• ASSIGNMENT:
Search the records for "woff". Copy every line where it appears.

(Stored data entries)
# zfkuang/PaletteNeRF

Hardware: AMD Instinct MI355X
Metric: rendered_samples_per_sec (higher is better)
Workload: dtype f32 (field: f16x3 split products, fp32 accumulate); 1 GPU; configs[1]: NeRF-synthetic lego geometry (scene S0), -m nerf inference, 800x800, 1 view(s)/step, camera moving (one pose of the path per step); march_mode=native, fused_field=True, field_precision=f16x3, half_tables=False, ray_order=tile8, frames_in_flight=1, gathered_floats_per_ray=0, rccl_ranks=1, parallelism=single GPU

## Files before the change

palettenerf_amd/csrc/frame.hip:

```cpp
#include "pnr_common.hpp"
#include "march_core.hpp"
#include "grid_core.hpp"
#include "field_core.hpp"
#include "frame_plan.hpp"
#include <hip/hip_ext.h>
#include <vector>
#include <stdlib.h>

uint64_t pnr_internal_edit_device_bytes();
int pnr_internal_edit_upload(const pnr_palette_edit* edit, void* dst, hipStream_t s);
int pnr_internal_palette_field_forward(const pnr_palette_field_args* a, pnr_stream_t stream, int waves12);

namespace pnr {

struct FrameCtl {
    int32_t n_alive, n_step, step, done;
    int32_t iterations, pad0;
    unsigned long long rendered;
    unsigned long long rows;
    int32_t pad1[6];
};
static_assert(sizeof(FrameCtl) == 64, "FrameCtl layout");

constexpr uint32_t kHdr = 4;
// ... 113 lines not shown
        if (fin.depth_raw) fin.depth_raw[r] = d;
        depth[r] = (fin.on & 2) ? finish_depth(fin, d, r) : d;
    }
    if (q < 3) { const float v = simage[(size_t)i * 3 + q]; image[(size_t)r * 3 + q] = (fin.on & 1) ? finish_channel(fin, v, sws[i], r, q) : v; }
    if (saux) {
        if (q * 4 < aux_stride) {
            float4 v = *reinterpret_cast<const float4*>(saux + (size_t)i * aux_stride + q * 4);
            if (q == 0 && (fin.on & 4)) {
                const float w = sws[i];
                v.x = finish_channel(fin, v.x, w, r, 0); v.y = finish_channel(fin, v.y, w, r, 1); v.z = finish_channel(fin, v.z, w, r, 2);
            }
            *reinterpret_cast<float4*>(aux + (size_t)r * aux_stride + q * 4) = v;
        }
    } else if (aux && (fin.on & 4) && q < 3) {
        aux[(size_t)r * aux_stride + q] = finish_channel(fin, aux[(size_t)r * aux_stride + q], sws[i], r, q);
    }
}

#ifdef PNR_MARCH_STATS
__device__ unsigned long long g_march_stats[8];
__device__ unsigned int g_march_max[64];
__device__ unsigned int g_march_hist[2][32];
__device__ unsigned int g_march_kinds[64][8];
#endif
__device__ __forceinline__ uint32_t shfl_xor_fresh(uint32_t v, int off) {
    int lane = (int)__builtin_amdgcn_mbcnt_hi(~0u, __builtin_amdgcn_mbcnt_lo(~0u, 0u));
    asm volatile("" : "+v"(lane));
    return (uint32_t)__builtin_amdgcn_ds_bpermute((lane ^ off) << 2, (int)v);
}
__device__ __forceinline__ unsigned long long shfl_xor_fresh(unsigned long long v, int off) {
    return ((unsigned long long)shfl_xor_fresh((uint32_t)(v >> 32), off) << 32) | shfl_xor_fresh((uint32_t)v, off);
}
__device__ __forceinline__ unsigned long long block_sum_u64(unsigned long long v, unsigned long long* sh ) {
    for (int off = PNR_WAVE / 2; off > 0; off >>= 1) v += shfl_xor_fresh(v, off);
    __syncthreads();
    if ((threadIdx.x & (PNR_WAVE - 1)) == 0) sh[threadIdx.x / PNR_WAVE] = v;
    __syncthreads();
    unsigned long long t = 0;
    for (int wv = 0; wv < (int)(kRayBlock / PNR_WAVE); wv++) t += sh[wv];
    return t;
}


#ifdef PNR_MARCH_TIMING
constexpr int kTimingWaves = 8192;
__device__ unsigned long long g_march_timing[kTimingWaves * 8];
__device__ int g_march_timing_iter = 3;
#define PNR_STAMP(k) do { if (timing && (threadIdx.x & 63) == 0) g_march_timing[(size_t)twave * 8 + (k)] = wall_clock64(); } while (0)
#else
#define PNR_STAMP(k) do { } while (0)
#endif
#ifndef PNR_MARCH_WAVES
#define PNR_MARCH_WAVES 4
#endif
#ifndef PNR_MARCH_WAVES_Q
#define PNR_MARCH_WAVES_Q 5
#endif
template <bool MIP, bool POW2, int MODE>
__global__ void __launch_bounds__(kRayBlock) __attribute__((amdgpu_waves_per_eu(MODE == 2 ? PNR_MARCH_WAVES_Q : PNR_MARCH_WAVES))) k_frame_march(const FrameCtl* __restrict__ prev, FrameCtl* __restrict__ cur, const int32_t* __restrict__ alive_prev,
                                                           int32_t* __restrict__ rays_alive, const int32_t* __restrict__ counts ,
                                                           int32_t* __restrict__ counts_cur ,
                                                           int32_t* __restrict__ scratch_rw, uint32_t N, uint32_t max_steps,
                                                           const int32_t* __restrict__ partials_prev, uint32_t n_partials_prev,
                                                           const float* __restrict__ rays_t, const float* __restrict__ rays_o,
                                                           const float* __restrict__ rays_d, MarchParams p, const uint8_t* __restrict__ grid,
                                                           const float* __restrict__ fars, float* __restrict__ xyzs, float* __restrict__ dirs,
                                                           float* __restrict__ deltas, const uint32_t* __restrict__ mip,
                                                           int32_t* __restrict__ emitted_partials , uint32_t budget,
                                                           int32_t* __restrict__ qctr_all , StragglerRec* __restrict__ qrecs,
                                                           uint8_t* __restrict__ rowflag ,
                                                           const float* __restrict__ noises ) {
    __shared__ int csum[kRayBlock / PNR_WAVE];
    __shared__ unsigned long long red[kRayBlock / PNR_WAVE];
    __shared__ CoopShared coop[MODE == 1 ? kRayBlock / PNR_WAVE : 1];
#ifdef PNR_MARCH_TIMING
    const bool timing = prev->iterations + 1 == g_march_timing_iter && blockIdx.x * (kRayBlock / PNR_WAVE) < (uint32_t)kTimingWaves;
    const uint32_t twave = blockIdx.x * (kRayBlock / PNR_WAVE) + threadIdx.x / PNR_WAVE;
#endif
    PNR_STAMP(0);
    constexpr int kCountLoads = 8, kMipLoads = 5;
    const uint32_t max_chunks = (N + kRayBlock - 1) / kRayBlock;
    int32_t cv[kCountLoads];
#pragma unroll
    for (int u = 0; u < kCountLoads; u++) {
        const uint32_t j = threadIdx.x + (uint32_t)u * kRayBlock;
        cv[u] = j < max_chunks ? counts[j] : 0;
    }
    const uint32_t slot0 = blockIdx.x * kRayBlock + threadIdx.x;
    int index0 = slot0 < N ? alive_prev[slot0] : -1;
    extern __shared__ uint32_t mip_smem[];
    const uint32_t mip_n = MIP ? 2 * p.mip_words + 8 : 0;
    const bool mip_fast = MIP && mip_n <= (uint32_t)kMipLoads * kRayBlock * 4 && (mip_n & 3u) == 0;
    if (mip_fast) {
#pragma unroll
        for (int u = 0; u < kMipLoads; u++) {
            const uint32_t i = (threadIdx.x + (uint32_t)u * kRayBlock) * 4;
            if (i < mip_n) __builtin_amdgcn_global_load_lds((const __attribute__((address_space(1))) void*)(&mip[i]),
                                                            (__attribute__((address_space(3))) void*)(&mip_smem[i]), 16, 0, 0);
        }
    }
    if (prev->done) { if (blockIdx.x == 0 && threadIdx.x == 0) *cur = *prev; asm volatile("s_waitcnt vmcnt(0)" ::: "memory"); return; }
    const uint32_t n_prev = (uint32_t)prev->n_alive, nchunks = (n_prev + kRayBlock - 1) / kRayBlock;
    if (blockIdx.x >= nchunks && blockIdx.x != 0) { if (threadIdx.x == 0) emitted_partials[blockIdx.x] = 0; asm volatile("s_waitcnt vmcnt(0)" ::: "memory"); return; }
    if (slot0 >= n_prev) index0 = -1;
    unsigned long long part = 0;
#pragma unroll
    for (int u = 0; u < kCountLoads; u++) {
        const uint32_t j = threadIdx.x + (uint32_t)u * kRayBlock;
        if (j >= nchunks) cv[u] = 0;
        part += ((unsigned long long)(uint32_t)cv[u] << 32) | (j < blockIdx.x ? (unsigned long long)(uint32_t)cv[u] : 0ull);
    }
    for (uint32_t j = threadIdx.x + kCountLoads * kRayBlock; j < nchunks; j += kRayBlock) {
        const unsigned long long v = (unsigned long long)(uint32_t)counts[j];
        part += (v << 32) | (j < blockIdx.x ? v : 0ull);
    }
    const unsigned long long sums = block_sum_u64(part, red);
    const uint32_t n_alive = (uint32_t)(sums >> 32);
    const uint32_t n_step = (uint32_t)schedule_n_step((int)N, (int)n_alive);
    const int step_now = prev->step + prev->n_step;
    const bool done = n_alive == 0 || (uint32_t)step_now >= max_steps;
    if (blockIdx.x == 0) {
        unsigned long long e = 0;
        for (uint32_t j = threadIdx.x; j < n_partials_prev; j += kRayBlock) e += (unsigned long long)partials_prev[j];
        const unsigned long long emitted_prev = block_sum_u64(e, red);
        if (threadIdx.x == 0) {
            FrameCtl c = *prev;
            c.rendered += emitted_prev;
            c.rows += (unsigned long long)n_prev * (unsigned long long)prev->n_step;
            c.step = step_now;
            c.iterations += 1;
            c.n_alive = (int32_t)n_alive;
            c.n_step = (int32_t)n_step;
            c.done = done;
            c.pad0 = scratch_rw[1];
            *cur = c;
            scratch_rw[2] = 0;
            qctr_all[((c.iterations + 1) & 1) * kQueueCtrs] = 0;
        }
    }
    if (done || blockIdx.x >= nchunks) { if (threadIdx.x == 0) emitted_partials[blockIdx.x] = 0; asm volatile("s_waitcnt vmcnt(0)" ::: "memory"); return; }
    const int lane = threadIdx.x & (PNR_WAVE - 1), wave = threadIdx.x / PNR_WAVE;
    PNR_STAMP(1);
    const uint32_t* mip_lds = nullptr;
    if (mip_fast) {
        asm volatile("s_waitcnt vmcnt(0)" ::: "memory");
        __syncthreads();
        mip_lds = mip_smem;
    } else {
        mip_lds = stage_mip(mip, MIP ? p.mip_words : 0);
    }
    PNR_STAMP(2);
    uint32_t emitted = 0;
    uint32_t base = (uint32_t)(sums & 0xffffffffull), summed_to = blockIdx.x;
    for (uint32_t chunk = blockIdx.x; chunk < nchunks; chunk += gridDim.x) {
        if (threadIdx.x == 0) counts_cur[chunk] = 0;
        int index = index0;
        if (chunk != blockIdx.x) {
            unsigned long long pre = 0;
            for (uint32_t j = summed_to + threadIdx.x; j < chunk; j += kRayBlock) pre += (unsigned long long)counts[j];
            base += (uint32_t)block_sum_u64(pre, red);
            summed_to = chunk;
            const uint32_t slot = chunk * kRayBlock + threadIdx.x;
            index = slot < n_prev ? alive_prev[slot] : -1;
        }
        const int keep = index >= 0 ? 1 : 0;
        const unsigned long long alive_mask = __ballot(keep);
        if (lane == 0) csum[wave] = __popcll(alive_mask);
        __syncthreads();
        int woff = 0;
        for (int wv = 0; wv < wave; wv++) woff += csum[wv];
        __syncthreads();
        PNR_STAMP(3);
        uint32_t n = 0, step = 0;
        float t = 0.0f, far = -FLT_MAX, last_t = 0.0f;
        RayCtx c = {};
        if (keep) {
            n = base + (uint32_t)woff + (uint32_t)__popcll(alive_mask & ((1ull << lane) - 1ull));
            rays_alive[n] = index;
            ctx_init(c, rays_o + (size_t)index * 3, rays_d + (size_t)index * 3, p, grid, mip_lds);
            t = rays_t[index];
            const BoxHit bh = clip_to_box(c, fars[index]);
            far = bh.far;
            const float noise = (noises && prev->iterations == -1) ? noises[index] : 0.0f;
            t = fmaf(clampf(t * c.dt_gamma, c.dt_min, c.dt_max), noise, t);
            last_t = t;
            t = skip_to_box<MIP && POW2>(c, bh, t);
        }
        PNR_STAMP(4);
#ifdef PNR_MARCH_TIMING
        uint32_t my_probes = 0;
#endif
#ifdef PNR_MARCH_STATS
        unsigned long long probes = 0, empties = 0;
        unsigned int kinds[8] = {0, 0, 0, 0, 0, 0, 0, 0};
#endif
        bool active = keep && t < far;
        [[maybe_unused]] bool queued = false;
        [[maybe_unused]] uint32_t step_queued = 0;
        for (uint32_t round = 0;; round++) {
            const unsigned long long am = __ballot(active);
            if (am == 0ull) break;
            if constexpr (MODE == 1) { if (p.coop && __popcll(am) <= kCoopRays) break; }
            if constexpr (MODE == 2) {
                const bool give_up = active && round - step >= budget;
                const unsigned long long gm = __ballot(give_up);
                if (gm != 0ull) {
                    int32_t* qctr = qctr_all + ((prev->iterations + 1) & 1) * kQueueCtrs;
                    const int leader = __ffsll((long long)gm) - 1;
                    int slot0 = 0;
                    if (lane == leader) slot0 = atomicAdd(&qctr[0], __popcll(gm));
                    slot0 = __builtin_amdgcn_readlane(slot0, leader);
                    if (give_up) {
                        StragglerRec r;
                        r.n = (int32_t)n; r.index = index; r.step = (int32_t)step; r.t = t; r.last_t = last_t; r.far = far; r.pad0 = 0; r.pad1 = 0;
                        qrecs[(uint32_t)slot0 + (uint32_t)__popcll(gm & ((1ull << lane) - 1ull))] = r;
                        queued = true; step_queued = step; active = false;
                    }
                    if (gm == am) break;
                }
            }
            if (active) {
                float x, y, z, dt;
#ifdef PNR_MARCH_TIMING
                my_probes++;
#endif
#ifdef PNR_MARCH_STATS
                probes++;
                int kind = 7;
                const bool hit = march_probe<MIP, POW2>(c, t, x, y, z, dt, &kind);
                kinds[kind & 7]++;
                if (!hit) empties++;
#else
                const bool hit = march_probe<MIP, POW2>(c, t, x, y, z, dt);
#endif
                if (hit) {
                    const size_t row = (size_t)n * n_step + step;
                    float* px = xyzs + row * 3;
                    float* pd = dirs + row * 3;
                    float* pl = deltas + row * 2;
                    px[0] = x; px[1] = y; px[2] = z;
                    pd[0] = c.dx; pd[1] = c.dy; pd[2] = c.dz;
                    t += dt;
                    pl[0] = dt; pl[1] = t - last_t;
                    last_t = t;
                    step++;
                }
                active = t < far && step < n_step;
            }
        }
        if constexpr (MODE == 1) {
            if (p.coop && __ballot(active) != 0ull)
                step = march_coop_tail<MIP, POW2>(coop[wave], p, grid, mip_lds, n_step, active, c, t, far, last_t, n, step, xyzs, dirs, deltas);
        }
#ifdef PNR_MARCH_STATS
        if (keep) {
            const int so = prev->iterations + 1 == 0 ? 0 : 4;
            if (atomicMax(&g_march_max[(prev->iterations + 1) & 63], (unsigned int)probes) < (unsigned int)probes)
                for (int kk = 0; kk < 8; kk++) g_march_kinds[(prev->iterations + 1) & 63][kk] = kinds[kk];
            atomicAdd(&g_march_stats[so + 0], probes); atomicAdd(&g_march_stats[so + 1], empties); atomicAdd(&g_march_stats[so + 3], 1ull);
            atomicAdd(&g_march_hist[so ? 1 : 0][probes > 31 ? 31 : (int)probes], 1u);
            for (int kk = 0; kk < 8; kk++) if (kinds[kk]) atomicAdd(&g_march_kinds[so ? 63 : 62][kk], kinds[kk]);
        }
        {
            unsigned long long mx = probes;
            for (int off = 32; off > 0; off >>= 1) { unsigned long long o = __shfl_xor(mx, off, 64); mx = o > mx ? o : mx; }
            if ((threadIdx.x & 63) == 0) atomicAdd(&g_march_stats[prev->iterations + 1 == 0 ? 2 : 6], mx);
        }
#endif
        if (keep) {
            emitted += step;
            if constexpr (MODE == 2) {
                uint8_t* pf = rowflag + (size_t)n * n_step;
                for (uint32_t k = 0; k < n_step; k++) pf[k] = (queued && k >= step_queued) ? 1 : 0;
                if (queued) step = n_step;
            }
            float* pl = deltas + ((size_t)n * n_step + step) * 2;
            for (; step < n_step; step++) { pl[0] = 0.0f; pl[1] = 0.0f; pl += 2; }
        }
        PNR_STAMP(5);
#ifdef PNR_MARCH_TIMING
        if (timing) {
            uint32_t mp = my_probes, ml = c.n_loads;
            for (int off = 32; off > 0; off >>= 1) { mp = max(mp, (uint32_t)__shfl_xor((int)mp, off, 64)); ml = max(ml, (uint32_t)__shfl_xor((int)ml, off, 64)); }
            const uint32_t crowd = (uint32_t)__popcll(__ballot(my_probes >= 5u));
            if ((threadIdx.x & 63) == 0) { g_march_timing[(size_t)twave * 8 + 6] = mp; g_march_timing[(size_t)twave * 8 + 7] = ml | ((unsigned long long)crowd << 16); }
        }
#endif
    }
    __shared__ uint32_t wsum[kRayBlock / PNR_WAVE];
    for (int off = PNR_WAVE / 2; off > 0; off >>= 1) emitted += shfl_xor_fresh(emitted, off);
    if ((threadIdx.x & (PNR_WAVE - 1)) == 0) wsum[threadIdx.x / PNR_WAVE] = emitted;
    __syncthreads();
    if (threadIdx.x == 0) {
        uint32_t tot = 0;
        for (int wv = 0; wv < (int)(kRayBlock / PNR_WAVE); wv++) tot += wsum[wv];
        emitted_partials[blockIdx.x] = (int32_t)tot;
    }
}
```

• SOLUTION:
        int woff = 0;
        for (int wv = 0; wv < wave; wv++) woff += csum[wv];
            n = base + (uint32_t)woff + (uint32_t)__popcll(alive_mask & ((1ull << lane) - 1ull));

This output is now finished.